Consequences

Consequences

A Story by Destinee
"

You must be prepared for the consequences

"

            Exhaustion gnawed on the edge of Marie’s mind but she pushed it away for the thousandth time in the past twenty minutes. Not yet, a fragile voice from the center of her being pleaded desperately every time her eyelids fluttered a little too close to darkness. When the labored breathing from the small body lying in the bed in front of her turned into a heart-wrenching wheeze that pulled at her heart, the fragile voice became a thunderous command.

She couldn’t close her eyes.
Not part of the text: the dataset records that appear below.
extern "C" int tri_pack_data(const void* data_c64, const uint8_t* flag, const int32_t* row_bl,
                             const int32_t* row_time, int64_t rows, int64_t nchan, int64_t ncorr,
                             int64_t nbl, int64_t ntime, void* vis_windows_c64,
                             uint8_t* flag_windows, void* stream) {
    if (!data_c64 || !flag || !row_bl || !row_time || !vis_windows_c64 || !flag_windows)
        return set_err(TRI_EINVAL, "NULL pointer argument");
    if (rows < 0 || nchan <= 0 || ncorr <= 0 || nbl < 0 || ntime < 0) return set_err(TRI_EINVAL, "bad shape");
    const bool al = ((uintptr_t)data_c64 % 16 == 0) && ((uintptr_t)flag % 4 == 0);
    hipStream_t st = (hipStream_t)stream;
    return for_row_slabs(rows, nchan, ncorr, nbl, ntime, [&](int64_t r0, unsigned nr) {
        const dim3 grid((unsigned)cdiv(nchan, 256), nr, 1);
        const float2* dsl = (const float2*)data_c64 + (size_t)r0 * nchan * ncorr;
        const uint8_t* fsl = flag + (size_t)r0 * nchan * ncorr;
        if (ncorr == 4 && al)
            hipLaunchKernelGGL(k_pack_v<4>, grid, dim3(256), 0, st, dsl, fsl, row_bl + r0, row_time + r0,
                               (int)nchan, (int)nbl, (int)ntime, (float2*)vis_windows_c64, flag_windows);
        else if (ncorr == 2 && al)
            hipLaunchKernelGGL(k_pack_v<2>, grid, dim3(256), 0, st, dsl, fsl, row_bl + r0, row_time + r0,
                               (int)nchan, (int)nbl, (int)ntime, (float2*)vis_windows_c64, flag_windows);
        else if (ncorr == 1)
            hipLaunchKernelGGL(k_pack_v<1>, grid, dim3(256), 0, st, dsl, fsl, row_bl + r0, row_time + r0,
                               (int)nchan, (int)nbl, (int)ntime, (float2*)vis_windows_c64, flag_windows);
        else
            hipLaunchKernelGGL(k_pack, grid, dim3(256), 0, st, dsl, fsl,
                               row_bl + r0, row_time + r0, (int)nchan, (int)ncorr, (int)nbl, (int)ntime,
                               (float2*)vis_windows_c64, flag_windows);
    });
}

extern "C" int tri_unpack_data(const uint8_t* flag_windows, const int32_t* row_bl,
                               const int32_t* row_time, int64_t rows, int64_t nchan, int64_t ncorr,
                               int64_t nbl, int64_t ntime, uint8_t* out_flags, int any_corr,
                               void* stream) {
    if (!flag_windows || !row_bl || !row_time || !out_flags) return set_err(TRI_EINVAL, "NULL pointer argument");
    if (rows < 0 || nchan <= 0 || ncorr <= 0 || nbl < 0 || ntime < 0) return set_err(TRI_EINVAL, "bad shape");
    const bool al = (uintptr_t)out_flags % 4 == 0;
    hipStream_t st = (hipStream_t)stream;
    return for_row_slabs(rows, nchan, ncorr, nbl, ntime, [&](int64_t r0, unsigned nr) {
        const dim3 grid((unsigned)cdiv(nchan, 256), nr, 1);
        uint8_t* osl = out_flags + (size_t)r0 * nchan * ncorr;
        if (ncorr == 4 && al)
            hipLaunchKernelGGL(k_unpack_v<4>, grid, dim3(256), 0, st, flag_windows, row_bl + r0, row_time + r0,
                               (int)nchan, (int)nbl, (int)ntime, osl, any_corr);
        else if (ncorr == 2 && al)
            hipLaunchKernelGGL(k_unpack_v<2>, grid, dim3(256), 0, st, flag_windows, row_bl + r0, row_time + r0,
                               (int)nchan, (int)nbl, (int)ntime, osl, any_corr);
        else if (ncorr == 1)
            hipLaunchKernelGGL(k_unpack_v<1>, grid, dim3(256), 0, st, flag_windows, row_bl + r0, row_time + r0,
                               (int)nchan, (int)nbl, (int)ntime, osl, any_corr);
        else
            hipLaunchKernelGGL(k_unpack, grid, dim3(256), 0, st, flag_windows, row_bl + r0, row_time + r0,
                               (int)nchan, (int)ncorr, (int)nbl, (int)ntime, osl, any_corr);
    });
}

static bool fill_stokes_terms(StokesTerm* dst, const int32_t* idx, const double* alpha, int64_t cnt, int64_t ncorr) {
    for (int64_t k = 0; k < cnt; k++) {
        dst[k].c1 = idx[4 * k];
        dst[k].c2 = idx[4 * k + 1];
        dst[k].s1 = idx[4 * k + 2];
        dst[k].s2 = idx[4 * k + 3];
        dst[k].ar = alpha[2 * k];
        dst[k].ai = alpha[2 * k + 1];
        if (dst[k].c1 < 0 || dst[k].c1 >= ncorr || dst[k].c2 < 0 || dst[k].c2 >= ncorr) return false;
    }
    return true;
}

static int scan_stokes_terms(int mode, const int32_t* pol_idx, const double* pol_alpha, int64_t n_pol, int64_t ncorr,
                             StokesTerms& terms) {
    if (mode < 0 || mode > 2) return set_err(TRI_EINVAL, "mode must be 0 (standard), 1 (polarisation) or 2 (total_power)");
    terms.n_pol = 0;
    terms.n_unpol = 0;
    if (mode != 0) {
        if (n_pol <= 0) return set_err(TRI_EINVAL, "modes 1 and 2 need at least one stokes term");
        if (n_pol > TRI_MAX_STOKES_TERMS) return set_err(TRI_EUNSUPPORTED, "at most 4 stokes terms");
        if (!pol_idx || !pol_alpha) return set_err(TRI_EINVAL, "NULL pointer argument");
        terms.n_pol = (int)n_pol;
        if (!fill_stokes_terms(terms.pol, pol_idx, pol_alpha, n_pol, ncorr))
            return set_err(TRI_EINVAL, "correlation index out of range");
    }
    return TRI_OK;
}

extern "C" int tri_pack_scan(const void* data_c64, const void* model_c64, const uint8_t* flag,
                             const int32_t* row_bl, const int32_t* row_time, int64_t rows, int64_t nchan,
                             int64_t ncorr, int64_t nbl, int64_t ntime, int mode, const int32_t* pol_idx,
                             const double* pol_alpha, int64_t n_pol, void* vis_windows_c64,
                             uint8_t* flag_windows, void* stream) {
    if (!data_c64 || !row_bl || !row_time || !vis_windows_c64 || !flag_windows)
        return set_err(TRI_EINVAL, "NULL pointer argument");
    if (rows < 0 || nchan <= 0 || ncorr <= 0 || nbl < 0 || ntime < 0) return set_err(TRI_EINVAL, "bad shape");
    StokesTerms terms;
    if (const int rc = scan_stokes_terms(mode, pol_idx, pol_alpha, n_pol, ncorr, terms)) return rc;
    const bool stokes = mode != 0;
    const bool al = (uintptr_t)data_c64 % 16 == 0 && (uintptr_t)model_c64 % 16 == 0 && (uintptr_t)flag % 4 == 0;
    const bool vec = al && (ncorr == 4 || ncorr == 2 || ncorr == 1);
    hipStream_t st = (hipStream_t)stream;
    float2* vw = (float2*)vis_windows_c64;
    return for_row_slabs(rows, nchan, ncorr, nbl, ntime, [&](int64_t r0, unsigned nr) {
        const dim3 grid((unsigned)cdiv(nchan, 256), nr, 1);
        const size_t off = (size_t)r0 * nchan * ncorr;
        const float2* d = (const float2*)data_c64 + off;
        const float2* m = model_c64 ? (const float2*)model_c64 + off : nullptr;
        const uint8_t* fl = flag ? flag + off : nullptr;
        const int32_t* rb = row_bl + r0;
        const int32_t* rt = row_time + r0;
#define TRI_PACK_SCAN_V(NC, S)                                                                                      \
        do {                                                                                                         \
            if (m && fl)  hipLaunchKernelGGL((k_pack_scan_v<NC, S, true, true>), grid, dim3(256), 0, st, d, m, fl,   \
                                             rb, rt, (int)nchan, (int)nbl, (int)ntime, terms, vw, flag_windows);     \
            else if (m)   hipLaunchKernelGGL((k_pack_scan_v<NC, S, true, false>), grid, dim3(256), 0, st, d, m, fl,  \
                                             rb, rt, (int)nchan, (int)nbl, (int)ntime, terms, vw, flag_windows);     \
            else if (fl)  hipLaunchKernelGGL((k_pack_scan_v<NC, S, false, true>), grid, dim3(256), 0, st, d, m, fl,  \
                                             rb, rt, (int)nchan, (int)nbl, (int)ntime, terms, vw, flag_windows);     \
            else          hipLaunchKernelGGL((k_pack_scan_v<NC, S, false, false>), grid, dim3(256), 0, st, d, m, fl, \
                                             rb, rt, (int)nchan, (int)nbl, (int)ntime, terms, vw, flag_windows);     \
        } while (0)
        if (vec && ncorr == 4 && stokes) TRI_PACK_SCAN_V(4, true);
        else if (vec && ncorr == 4) TRI_PACK_SCAN_V(4, false);
        else if (vec && ncorr == 2 && stokes) TRI_PACK_SCAN_V(2, true);
        else if (vec && ncorr == 2) TRI_PACK_SCAN_V(2, false);
        else if (vec && ncorr == 1 && stokes) TRI_PACK_SCAN_V(1, true);
        else if (vec && ncorr == 1) TRI_PACK_SCAN_V(1, false);
        else
            hipLaunchKernelGGL(k_pack_scan, grid, dim3(256), 0, st, d, m, fl, rb, rt, (int)nchan, (int)ncorr,
                               (int)nbl, (int)ntime, stokes ? 1 : 0, terms, vw, flag_windows);
#undef TRI_PACK_SCAN_V
    });
}

extern "C" int tri_unpack_scan(const uint8_t* flag_windows, const int32_t* row_bl, const int32_t* row_time,
                               int64_t rows, int64_t nchan, int64_t wcorr, int64_t out_ncorr, int64_t nbl,
                               int64_t ntime, uint8_t* out_flags, void* stream) {
    if (!flag_windows || !row_bl || !row_time || !out_flags) return set_err(TRI_EINVAL, "NULL pointer argument");
    if (rows < 0 || nchan <= 0 || out_ncorr <= 0 || nbl < 0 || ntime < 0) return set_err(TRI_EINVAL, "bad shape");
    if (wcorr != 1 && wcorr != out_ncorr) return set_err(TRI_EINVAL, "wcorr must be 1 or out_ncorr");
    hipStream_t st = (hipStream_t)stream;
    return for_row_slabs(rows, nchan, out_ncorr, nbl, ntime, [&](int64_t r0, unsigned nr) {
        const dim3 grid((unsigned)cdiv(nchan, 256), nr, 1);
        uint8_t* osl = out_flags + (size_t)r0 * nchan * out_ncorr;
        if (out_ncorr == 4 && (uintptr_t)out_flags % 4 == 0)
            hipLaunchKernelGGL(k_unpack_scan<4>, grid, dim3(256), 0, st, flag_windows, row_bl + r0,
                               row_time + r0, (int)nchan, (int)wcorr, 4, (int)nbl, (int)ntime, osl);
        else
            hipLaunchKernelGGL(k_unpack_scan<0>, grid, dim3(256), 0, st, flag_windows, row_bl + r0,
                               row_time + r0, (int)nchan, (int)wcorr, (int)out_ncorr, (int)nbl, (int)ntime, osl);
    });
}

Not yet.

Not when she had so few precious hours left with her child, her whole reason for living.

Anger, desperation, and misery flooded her veins like a poison, slowly killing her as it flowed from her heart out to every inch of her being.

Anger hit her brain first, and she pounded her fist into the thin blue blanket until desperation took over and she clawed at the sheets; as misery sunk its lethal teeth into her heart, her body stilled and her head sank to the bed, her hands flung out about her.

Soft, warm fur nuzzled itself into her palms, teasing the sensitive nerve endings at her finger tips. A wave of anger rushed through her once more and she sat up, pulling her hands away from the small kitten that belonged to the hospital as if it were the carrier of some infectious disease. Marie picked up the scrawny ball of fur by the scruff of the neck and tossed it out the door, muttering something about the cat being a spawn of Satan.

She couldn’t help it. No one had been deaf to the rumors floating around the hospital, including Marie. It is said that death followed the cat wherever it went. Mrs. Norcot, she died of a heart attack with the seemingly innocent feline curled next to her side. Mr. Beaumont passed away just last week, no one really remembered what it was he died from, only that the cat was seen slinking into his room around four in the afternoon and wasn’t seen again until he passed through the legs of the nurses coming to take care of the cooling body.

They called him Thanatos. The god of death.

Tremors took to her spine and traveled up to make the hairs on her neck stand on end.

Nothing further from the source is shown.